I’ll let Leon Panetta, the wisest of West Coasters and former secretary of defense, speak for us:
“You’ve got two bullies chiding each other with outrageous comments,” he told Politico this week. He worried that the bully in Bedminster may feel that the bully in Pyongyang is “attacking his manhood,” an age-old trigger for war. The similarities between the two of you are unavoidable: the preening, the insecurity, the pathological narcissism, the chronic lying, the bad haircuts.
.. But we sometimes can’t tell the statements between the two of you apart. Was it Kim or your magnificence who said you would turn the other’s capital city into a “sea of fire”? Or force the other’s country to suffer “fire and fury like the world has never seen?”

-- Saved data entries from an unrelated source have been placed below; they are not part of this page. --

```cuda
int vocab_step_launch(const VocabStepArgs& a, cudaStream_t stream) {
    if (a.rows <= 0) return 0;
    CAPB_REQUIRE(a.topk <= 16, "beam size up to 16");
    if (a.stats != nullptr) {
        CAPB_REQUIRE(a.select == 0 && a.topk > 0, "stats mode is the beam-search epilogue");
        const bool vec = ((a.V1 & 3) == 0) && ((a.ld & 3) == 0) && ((reinterpret_cast<uintptr_t>(a.logits) & 15) == 0);
        const size_t stream_smem = sizeof(float) * 2 * (size_t)a.V1;
        static const char* variant = getenv("CAPB200_VOCAB_STATS");
        const char vsel = variant ? variant[0] : 'o';
        if (vec && vsel == 'o' && !(variant && variant[1] == '2')) {
            vocab_stats_online128_kernel<<<a.rows, VT2, 0, stream>>>(a);
        } else if (vec && vsel == 'o') {
            vocab_stats_online_kernel<<<a.rows, VT, 0, stream>>>(a);
        } else if (vec && vsel == 's' && stream_smem <= 100 * 1024) {
            static std::atomic<unsigned long long> configured{0};
            if (first_use_on_device(configured)) {
                CAPB_CHECK_CUDA(cudaFuncSetAttribute(vocab_stats_stream_kernel, cudaFuncAttributeMaxDynamicSharedMemorySize, (int)(100 * 1024)));
            }
            const int grid = a.rows < 2 * sm_count() ? a.rows : 2 * sm_count();
            vocab_stats_stream_kernel<<<grid, VT, stream_smem, stream>>>(a);
        } else if (vec && vsel == 'r' && a.V1 <= VT * 4 * 10) {
            vocab_stats_reg_kernel<10><<<a.rows, VT, 0, stream>>>(a);
        } else {
            vocab_stats_kernel<<<a.rows, VT, 0, stream>>>(a);
        }
        CAPB_CHECK_CUDA(cudaGetLastError());
        return 0;
    }
    const size_t smem = sizeof(float) * (size_t)a.V1;
    CAPB_REQUIRE(smem <= 200 * 1024, "vocabulary larger than 51200 entries needs the multi-pass variant");
    static std::atomic<unsigned long long> configured{0};
    if (first_use_on_device(configured)) {
        CAPB_CHECK_CUDA(cudaFuncSetAttribute(vocab_step_kernel<2>, cudaFuncAttributeMaxDynamicSharedMemorySize, (int)(200 * 1024)));
        CAPB_CHECK_CUDA(cudaFuncSetAttribute(vocab_step_kernel<8>, cudaFuncAttributeMaxDynamicSharedMemorySize, (int)(200 * 1024)));
        CAPB_CHECK_CUDA(cudaFuncSetAttribute(vocab_step_kernel<16>, cudaFuncAttributeMaxDynamicSharedMemorySize, (int)(200 * 1024)));
    }
    if (a.topk <= 2 && a.select != 0 && a.rows <= 2 * sm_count()) {
        static std::atomic<unsigned long long> configured2{0};
        if (first_use_on_device(configured2)) {
// ... 28 lines not shown
```

Before: 23870.

## Enable programmatic dependent launch across decode-step kernels

Launches the beam, attention, vocab, pointwise and GEMM kernels with the programmatic stream serialization attribute, adding griddepcontrol wait and launch-dependents calls at kernel entry. The next kernel's launch and prologue (barrier init, smem setup, attention weight sum) can then overlap the tail of the previous kernel in the many small per-step launches. The graph cache key now includes the PDL setting, and an environment variable can turn it off. The risk is a memory ordering error if a kernel touches predecessor outputs before its wait.

Result: faster. 24380, median of 6 (+2.1%).

```diff
diff --git a/imagecaptioning.pytorch_b200/csrc/beam.cu b/imagecaptioning.pytorch_b200/csrc/beam.cu
--- a/imagecaptioning.pytorch_b200/csrc/beam.cu
+++ b/imagecaptioning.pytorch_b200/csrc/beam.cu
@@ -112,6 +112,7 @@
 __global__ void __launch_bounds__(32) beam_step_kernel(BeamState s, int t, int live, const float* __restrict__ top_val,
                                                        const int* __restrict__ top_idx, int penalty_kind, float penalty_alpha,
                                                        double* __restrict__ done_p) {
+    pdl_enter();
     const int img = blockIdx.x;
     select_step(s, img, t, live, s.beam, img * live, img * live, top_val, top_idx, nullptr, 0, 0.f, penalty_kind, penalty_alpha, done_p);
 }
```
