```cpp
inline int check_args(scoary_handle h, const char* what, bool ok) {
  return ok ? SCOARY_OK : fail(h, SCOARY_ERR_ARG, std::string(what) + ": bad argument");
}
inline int strata_check(scoary_handle h, const char* what, bool ok, int64_t T, int64_t N, int64_t S) {
  if (int rc = check_args(h, what, ok && T >= 1 && N >= 1 && S >= 1)) return rc;
  if (T > 65535) return fail(h, SCOARY_ERR_SIZE, std::string(what) + ": T > 65535");
  if (S > scoary_perm_max_strata())
    return fail(h, SCOARY_ERR_SIZE, std::string(what) + ": more strata than scoary_perm_max_strata()");
  if (N > scoary_perm_strata_max_isolates())
    return fail(h, SCOARY_ERR_SIZE, std::string(what) + ": more isolates than scoary_perm_strata_max_isolates()");
  return SCOARY_OK;
}

#define HIP_TRY(h, expr)                                                              \
  do {                                                                                \
    hipError_t e_ = (expr);                                                           \
    if (e_ != hipSuccess)                                                             \
      return fail(h, SCOARY_ERR_HIP, std::string(#expr) + ": " + hipGetErrorString(e_)); \
  } while (0)

struct DeviceGuard {
  int prev = -1;
  bool switched = false;
  explicit DeviceGuard(int dev) {
    if (hipGetDevice(&prev) == hipSuccess && prev != dev) switched = (hipSetDevice(dev) == hipSuccess);
  }
  ~DeviceGuard() {
    if (switched) (void)hipSetDevice(prev);
  }
};

struct KernelTimer {
  scoary_handle h;
  hipStream_t s;
  hipEvent_t start = nullptr, stop = nullptr;
  KernelTimer(scoary_handle h_, hipStream_t s_, const char* name) : h(h_), s(s_) {
    if (!name || !h->timing) return;
    if (hipEventCreate(&start) != hipSuccess || hipEventCreate(&stop) != hipSuccess) {
      start = stop = nullptr;
      return;
    }
    (void)hipEventRecord(start, s);
    h->timed.push_back({name, start, stop});
  }
  ~KernelTimer() {
    if (stop) (void)hipEventRecord(stop, s);
  }
};

__device__ __forceinline__ void philox4x32_10(uint32_t c0, uint32_t c1, uint32_t c2, uint32_t c3,
                                              uint32_t k0, uint32_t k1, uint32_t (&out)[4]) {
#pragma unroll
  for (int r = 0; r < 10; ++r) {
    const uint64_t p0 = (uint64_t)0xD2511F53u * c0, p1 = (uint64_t)0xCD9E8D57u * c2;
    const uint32_t h0 = (uint32_t)(p0 >> 32), l0 = (uint32_t)p0;
    const uint32_t h1 = (uint32_t)(p1 >> 32), l1 = (uint32_t)p1;
    const uint32_t n0 = __builtin_amdgcn_bitop3_b32(h1, c1, k0, 0x96), n2 = __builtin_amdgcn_bitop3_b32(h0, c3, k1, 0x96);
    c0 = n0;
    c1 = l1;
    c2 = n2;
    c3 = l0;
    k0 += 0x9E3779B9u;
    k1 += 0xBB67AE85u;
  }
// ... 64 lines not shown
```

scoary_amd/csrc/scoary_mfma.hip:

```cpp
#include "scoary_common.hpp"

const double kMfmaNsPerGene = 62.0;
const double kListNsPerEntry = 0.177;
const double kMfmaPanelLoadStages = 10.0;

namespace {
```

.. one of your top advisers, Sebastian Gorka, has been trying to sound like you, ratcheting up the my-nukes-are-bigger-than-yours brinkmanship. “We are not just the superpower,” he said. “We are now a hyperpower.” If only he were talking about a Marvel Comics character.
And it’s equally unsettling that your evangelical adviser, the Texas pastor Robert Jeffress, is now giving you cover from the Bible. “God has endowed rulers full power to use whatever means necessary — including war — to stop evil,” he said, speaking for God... It will take more than “the most beautiful piece of chocolate cake,” more than calling President Xi Jinping of China a good guy one day, a bad guy the next. Diplomacy is hard. But it beats the alternative.